Data storage has quickly moved from gigabytes to terabytes, petabytes, exabytes and even zettabytes in some industries. The need is greater than ever before to collect, cleanse, correlate and analyse large stores of data, says Johan Jurd, MD of InfoBuild, a representative of Information Builders in SA, suppliers of iWay and WebFOCUS, the integration, data cleansing and BI tools.
For data collection, users need to assess whether the information will provide a return on the investment made in capturing and storing it.

Most companies don’t have a problem with collecting information. In fact, they already have much more than they actually use. Even after more than a decade of maturation of the business intelligence (BI), analytics and enterprise search markets, most users spend hours a week looking for information they need.
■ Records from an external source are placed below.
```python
class PorefvError(RuntimeError):
    def __init__(self, status: int, message: str):
        super().__init__(f"porefv status {status} ({STATUS_NAMES.get(status, '?')}): {message}")
        self.status = status
# ... 141 lines not shown
    lib.pfv_rccl_comm_create.restype = C.c_int
    lib.pfv_rccl_set_halo_plan.argtypes = [C.c_void_p, C.c_int, _ip, _i64p, _ip, _i64p, _ip]
    lib.pfv_rccl_set_halo_plan.restype = C.c_int
    lib.pfv_rccl_hooks.argtypes = [C.c_void_p, C.POINTER(ShardHooks)]
    lib.pfv_rccl_hooks.restype = C.c_int
    lib.pfv_rccl_stats.argtypes = [C.c_void_p, _i64p, _i64p, _i64p]
    lib.pfv_rccl_stats.restype = C.c_int
    lib.pfv_rccl_last_error.argtypes = [C.c_void_p]
    lib.pfv_rccl_last_error.restype = C.c_char_p
    lib.pfv_rccl_comm_destroy.argtypes = [C.c_void_p]
    lib.pfv_rccl_comm_destroy.restype = None
    lib.pfv_device_memory.argtypes = [_h, C.POINTER(C.c_int64), C.POINTER(C.c_int64)]
    lib.pfv_device_memory.restype = C.c_int
    lib.pfv_host_alloc.argtypes = [C.c_size_t, C.POINTER(C.c_void_p)]
    lib.pfv_host_alloc.restype = C.c_int
    lib.pfv_host_free.argtypes = [C.c_void_p]
    lib.pfv_host_free.restype = None
    lib.pfv_active_size.argtypes = [_h, C.POINTER(C.c_int64)]
    lib.pfv_active_size.restype = C.c_int
    lib.pfv_get_matrix_rows.argtypes = [_h, C.c_int, C.c_int64, _ip, _ip, _ip, _dp]
    lib.pfv_get_matrix_rows.restype = C.c_int
    lib.pfv_debug_copy.argtypes = [_h, C.c_int, _dp, C.c_int64]
    lib.pfv_debug_copy.restype = C.c_int
    lib.pfv_spmv_device_rows.argtypes = [_h, C.c_int, C.c_int64, C.c_void_p, C.c_void_p]
    lib.pfv_spmv_device_rows.restype = C.c_int
    lib.pfv_copy_device_vector.argtypes = [_h, C.c_int, C.c_void_p, C.c_int64]
    lib.pfv_copy_device_vector.restype = C.c_int
    lib.pfv_tpfa_transmissibility_ad.argtypes = [_h, _dp, _dp, _dp]
    lib.pfv_tpfa_transmissibility_ad.restype = C.c_int
    lib.pfv_solve_sharded.argtypes = [_h, C.c_int, C.c_double, C.c_int, C.c_int64, C.POINTER(ShardHooks),
                                      C.c_void_p, C.c_void_p, C.POINTER(SolveInfo)]
    lib.pfv_solve_sharded.restype = C.c_int
    lib.pfv_set_stream.argtypes = [_h, C.c_void_p]
    lib.pfv_set_stream.restype = C.c_int
    lib.pfv_mpsa_set_params.argtypes = [_h, _dp, _dp, _up, _up, C.c_double]
    lib.pfv_mpsa_set_params.restype = C.c_int
    lib.pfv_mpsa_discretize.argtypes = [_h, C.c_uint32]
    lib.pfv_mpsa_discretize.restype = C.c_int
    lib.pfv_mpsa_assemble.argtypes = [_h, _dp, _dp]
    lib.pfv_mpsa_assemble.restype = C.c_int
    lib.pfv_mpfa_face_flux.argtypes = [_h, _dp, _dp, _dp, _dp]
    lib.pfv_mpfa_face_flux.restype = C.c_int
    lib.pfv_upwind_set_bc.argtypes = [_h, _up]
    lib.pfv_upwind_set_bc.restype = C.c_int
    lib.pfv_upwind_discretize.argtypes = [_h, _dp, C.c_int]
    lib.pfv_upwind_discretize.restype = C.c_int
# ... 1564 lines not shown
               "rel_residual": info.rel_residual, "solve_ms": info.solve_ms}
        return self._adjoint_result(st, grads, out, raise_on_fail)

    def tpfa_transmissibility_ad(self, perm):
        K = _f64(perm)
        if K.shape != (3, 3, self.nc):
            raise ValueError("perm must have shape (3, 3, num_cells)")
        t = np.empty(self.nf, dtype=np.float64)
        jac = np.empty((self.ncf, 9), dtype=np.float64)
        self._check(self.lib.pfv_tpfa_transmissibility_ad(self._h, _ptr(K, _dp), _ptr(t, _dp), _ptr(jac, _dp)))
        return t, jac

    def set_stream(self, stream_ptr: int | None):
        self._check(self.lib.pfv_set_stream(self._h, C.c_void_p(stream_ptr or 0)))

    def reset_stream(self):
        self._check(self.lib.pfv_reset_stream(self._h))

    def debug_array(self, which: int, n: int) -> np.ndarray:
        out = np.empty(n, dtype=np.float64)
        self._check(self.lib.pfv_debug_copy(self._h, int(which), _ptr(out, _dp), n))
        return out

    def time_kernel(self, kernel: int, reps: int = 10) -> float:
        ms = C.c_double()
        self._check(self.lib.pfv_time_kernel(self._h, int(kernel), int(reps), C.byref(ms)))
        return ms.value
```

To take advantage of vast amounts of information, users need to have access to information in a way they can understand.

In terms of storage, users will need more than the data itself. Metadata should be included, such as the creator or creating system, the time of creation, the channel on which it was delivered and sentiment contained.

Products such as iWay help collect all types of information, whether needed in real time or for historical purposes. It could include unstructured data, such as blog posts and social media streams; cloud-based data from Web services or API queries; structured data from ERP, CRM and legacy; or sensor data, such as RFID or UPC scans and utility gauge readings.

Cleansing and correlation

It is inefficient to clean data when it is already collected into giant data stores. The best is to clean data where it lives, as transactions flow.

The data integration software therefore should include a data quality solution that acts as a firewall to ensure the quality of data before it spreads into other parts of the enterprise.

Information also needs to be correlated from multiple systems. For instance, you may improveyour one-to-one marketing dramatically if you can tell that “jdoe1968” on your Web site is “Jonathan Doe” who used a credit card on the phone last month, as well as the person who identified himself as “Jon Doe” who has just entered your store.

The data integration software therefore should also provide master data management (MDM) technology that can correlate disparate information from different system types – and can be overseen by data stewards, who are able to manage data from their mobile devices.

The result is better operational processes, better business intelligence, and – as the data moves into the realm of big data – better correlated and managed big data analytics.